I Concurso Literário Benfazeja

Desabrigo



A temperatura no interior da livraria era glacial, a iluminação, aconchegante, mas, somada à falta de aberturas, não deixava adivinhar a cor do dia no lado de fora do shopping e propiciava um distanciamento da realidade externa que o relógio não era capaz de resolver.

As estantes altas, de madeira escura, eram boas de ver, mas, ao tocá-las, veio a impressão de que deveria estar mais agasalhado. A velocidade de todos ao redor causava-lhe algum desconforto – a maioria dos clientes entrava na loja e se dirigia à prateleira bem identificada e, após um breve esforço para localizar o tema procurado, alcançava seu objeto de interesse e ia para o caixa. Só havia uma ou duas pessoas que, como ele, perambulavam sem pressa e sem querer ajuda dos atendentes e seus computadores – tentara uma vez, mas a mocinha não sabia sequer digitar corretamente o nome ditado, que dizer da possibilidade de uma troca de ideia sobre o autor ou sua obra. Melhor procurar sozinho, vagar a esmo.

Era raro ter tempo disponível, mas com um aviso de corte programado da energia elétrica voltar para casa se mostrava inconveniente. Imagine só o pesadelo de ficar sem ar-condicionado por horas com aquela temperatura!?

Enquanto devaneava sobre fatos recentes e antigos, aproveitou o arremedo de biblioteca à disposição, escolheu um livro sobre o ofício de tradutor, alimentando o sonho vago de abandonar o emprego e poder se recolher num espaço quieto com suas páginas e ideias.
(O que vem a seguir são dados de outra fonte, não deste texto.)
template <bool LIGHT = false>
__device__ __forceinline__ void epilogue_store(const GemmP& p, float v, int row, int col, long long coff, long long roff) {
    const long long ci = coff + (long long)row * p.ldc + col;
    if (p.bias) v += reinterpret_cast<const float*>(p.bias)[p.bias_row_div > 0 ? (long long)(row / p.bias_row_div) * p.bias_ld + col
                                                                             : (p.bias_per_row ? row : col)];
    v = apply_act<LIGHT>(v, p.act);
    if (p.residual) {
        const long long ri = roff + (long long)row * p.ldr + col;
        v += p.res_bf16 ? ld_half1(p.residual, ri) : reinterpret_cast<const float*>(p.residual)[ri];
    }
    if (p.out_bf16) st_half1(p.C, ci, v);
    else if (p.accumulate) reinterpret_cast<float*>(p.C)[ci] += v;
    else reinterpret_cast<float*>(p.C)[ci] = v;
}

__device__ __forceinline__ bool epilogue_vec_ok(const GemmP& p, long long coff, long long roff) {
    bool ok = (p.N & 3) == 0 && (p.ldc & 3) == 0 && (coff & 3) == 0 && ((uintptr_t)p.C & 15) == 0;
    if (p.residual) ok = ok && (p.ldr & 3) == 0 && (roff & 3) == 0 && ((uintptr_t)p.residual & 15) == 0;
    return ok;
}

template <bool LIGHT = false>
__device__ __forceinline__ void epilogue_store4(const GemmP& p, float (&v)[4], int row, int col, long long coff, long long roff, bool vec_ok) {
    if (!vec_ok || col + 3 >= p.N) {
#pragma unroll
        for (int e = 0; e < 4; e++)
            if (col + e < p.N) epilogue_store<LIGHT>(p, v[e], row, col + e, coff, roff);
        return;
    }
    if (p.bias) {
        const float* b = reinterpret_cast<const float*>(p.bias);
        if (p.bias_row_div > 0) {
// ... 8 lines not shown
    }
#pragma unroll
    for (int e = 0; e < 4; e++) v[e] = apply_act<LIGHT>(v[e], p.act);
    if (p.residual) {
        const long long ri = roff + (long long)row * p.ldr + col;
        if (p.res_bf16) {
            float r[4];
            ld_half4(p.residual, ri, r);
#pragma unroll
            for (int e = 0; e < 4; e++) v[e] += r[e];
        } else {
            float4 r = *reinterpret_cast<const float4*>(reinterpret_cast<const float*>(p.residual) + ri);
            v[0] += r.x; v[1] += r.y; v[2] += r.z; v[3] += r.w;
        }
    }
    const long long ci = coff + (long long)row * p.ldc + col;
    if (p.out_bf16) {
        st_half4(p.C, ci, v);
    } else {
        float4* dst = reinterpret_cast<float4*>(reinterpret_cast<float*>(p.C) + ci);
        float4 o = make_float4(v[0], v[1], v[2], v[3]);
        if (p.accumulate) { float4 c = *dst; o.x += c.x; o.y += c.y; o.z += c.z; o.w += c.w; }
        *dst = o;
    }
}

template <int BN, int BM = 128> struct EpiLds {
    static constexpr int LDC = BN + 4;
    static constexpr int passes(size_t lds_bytes) {
        return lds_bytes >= (size_t)BM * LDC * 4 ? 1 : (lds_bytes >= (size_t)(BM / 2) * LDC * 4 ? 2 : 4);
    }
// ... 29 lines not shown
                    *reinterpret_cast<float4*>(dst + j * 32 + 8 * r4) =
                        make_float4(acc[i][j][4 * r4], acc[i][j][4 * r4 + 1], acc[i][j][4 * r4 + 2], acc[i][j][4 * r4 + 3]);
        }
        __syncthreads();
        if (geglu) {
            constexpr int G = C4 / 2, RSTEP = NT / G;
            const int o4 = tid & (G - 1), rl0 = tid / G;
            const int b = o4 >> 3, w = (o4 & 7) * 4;
            const int colp = n0 + b * 64 + w;
            if (colp + 35 < p.N) {
                float bh[4] = {0.f, 0.f, 0.f, 0.f}, bg[4] = {0.f, 0.f, 0.f, 0.f};
                if (bias) {
#pragma unroll
                    for (int e = 0; e < 4; e++) { bh[e] = bias[colp + e]; bg[e] = bias[colp + 32 + e]; }
                }
                const bool vec_store = ((p.ldc | coff) & 3) == 0 && ((uintptr_t)p.C & 7) == 0;
#pragma unroll 2
                for (int rl = rl0; rl < PR; rl += RSTEP) {
                    const int row = row_of(q * PR + rl);
                    if (row < 0) continue;
                    const float4 h = *reinterpret_cast<const float4*>(sC + rl * LDC + b * 64 + w);
                    const float4 g = *reinterpret_cast<const float4*>(sC + rl * LDC + b * 64 + 32 + w);
                    const float hv[4] = {h.x, h.y, h.z, h.w}, gv[4] = {g.x, g.y, g.z, g.w};
                    float v[4];
#pragma unroll
                    for (int e = 0; e < 4; e++) {
                        const float a = fmaf(hv[e], p.alpha, bh[e]);
                        const float gg = fmaf(gv[e], p.alpha, bg[e]);
                        v[e] = a * 0.5f * gg * (1.f + dwg_erf_fast(gg * 0.70710678118654752f));
                    }
                    const long long ci = coff + (long long)row * p.ldc + (n0 + b * 64) / 2 + w;
                    if (p.out_bf16) {
                        if (vec_store) {
                            st_half4(p.C, ci, v);
                        } else {
#pragma unroll
                            for (int e = 0; e < 4; e++) st_half1(p.C, ci + e, v[e]);
                        }
                    } else {
#pragma unroll
                        for (int e = 0; e < 4; e++) reinterpret_cast<float*>(p.C)[ci + e] = v[e];
                    }
                }
            }
            continue;
        }
// ... 28 lines not shown
#pragma unroll
                        for (int e = 0; e < 4; e++) v[e] = apply_act<LIGHT>(v[e], p.act);
                    }
                    if (p.residual) {
                        const long long ri = roff + (long long)row * p.ldr + col;
                        if (p.res_bf16) {
                            float r[4];
                            ld_half4(p.residual, ri, r);
#pragma unroll
                            for (int e = 0; e < 4; e++) v[e] += r[e];
                        } else {
                            const float4 r = *reinterpret_cast<const float4*>(reinterpret_cast<const float*>(p.residual) + ri);
                            v[0] += r.x; v[1] += r.y; v[2] += r.z; v[3] += r.w;
                        }
                    }
                    const long long ci = coff + (long long)row * p.ldc + col;
                    if (p.out_bf16) {
                        st_half4(p.C, ci, v);
                    } else {
                        *reinterpret_cast<float4*>(reinterpret_cast<float*>(p.C) + ci) = make_float4(v[0], v[1], v[2], v[3]);
                    }
                }
            }
            continue;
        }
#pragma unroll 1
        for (int idx = tid; idx < PR * C4; idx += NT) {
            const int rl = idx / C4, c4 = idx - rl * C4;
            const int row = row_of(q * PR + rl), col = n0 + c4 * 4;
            if (row < 0 || col >= p.N) continue;
            const float4 a = *reinterpret_cast<const float4*>(sC + rl * LDC + c4 * 4);
            float v[4] = {a.x * p.alpha, a.y * p.alpha, a.z * p.alpha, a.w * p.alpha};
            if (p.splitk > 1) {
                if (p.ws) {
                    float* dst = p.ws + ((long long)ks_id * p.M + row) * p.N + col;
                    if ((p.N & 3) == 0) *reinterpret_cast<float4*>(dst) = make_float4(v[0], v[1], v[2], v[3]);
                    else {
#pragma unroll
                        for (int e = 0; e < 4; e++) if (col + e < p.N) dst[e] = v[e];
                    }
                } else {
#pragma unroll
                    for (int e = 0; e < 4; e++)
                        if (col + e < p.N) atomicAdd(reinterpret_cast<float*>(p.C) + coff + (long long)row * p.ldc + col + e, v[e]);
                }
                continue;
            }
            epilogue_store4<LIGHT>(p, v, row, col, coff, roff, vec_ok);
        }
    }
}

Trabalhar com tradução se afigurava como alternativa para continuar pagando o financiamento do imóvel caso tivesse coragem de abandonar a contabilidade.

Durante esses devaneios não costumava ponderar seu conhecimento limitado de outras línguas e a falta de qualquer vivência fora do país que pudesse auxiliar nos momentos em que uma expressão regional o colocasse em xeque. Passeou pelos capítulos sem se deter em nenhum.

Quando teve certeza de que não conseguiria se concentrar para a leitura, encarou o vaivém das pessoas com a hostilidade sincera que lhe corroía e abandonou o lugar. Desviar dos que olhavam vitrines era rotina para ele e agora, sem dinheiro sequer para um café, o caminho se resumia a enfrentar o relógio demarcando o tempo que ainda tinha como exilado de seu território usual. Na rua, observava a vida em movimento, tentando se contaminar do ânimo alheio, já que o seu o abandonava a cada inverno um pouco mais, nem sempre regressando quando o frio se afastava. As pessoas transitavam indiferentes à sua busca, cheias de propósito no caminhar – umas falando ao telefone para combinar o jantar ou o happy hour, outras andando à toa, de mãos dadas, sem prestar atenção a nada ao redor; e havia ainda aquelas que simplesmente viam o trânsito de dentro dos bares, através de seus copos. Ele fugia do único rumo disponível e se deixava consumir pelo desabrigo, mas teve sorte de embarcar em um ônibus antes de cair a chuva; do contrário, molharia o livro que ainda pretendia ler. Uma sorte mesmo, ainda que não soubesse o percurso ou destino daquela linha.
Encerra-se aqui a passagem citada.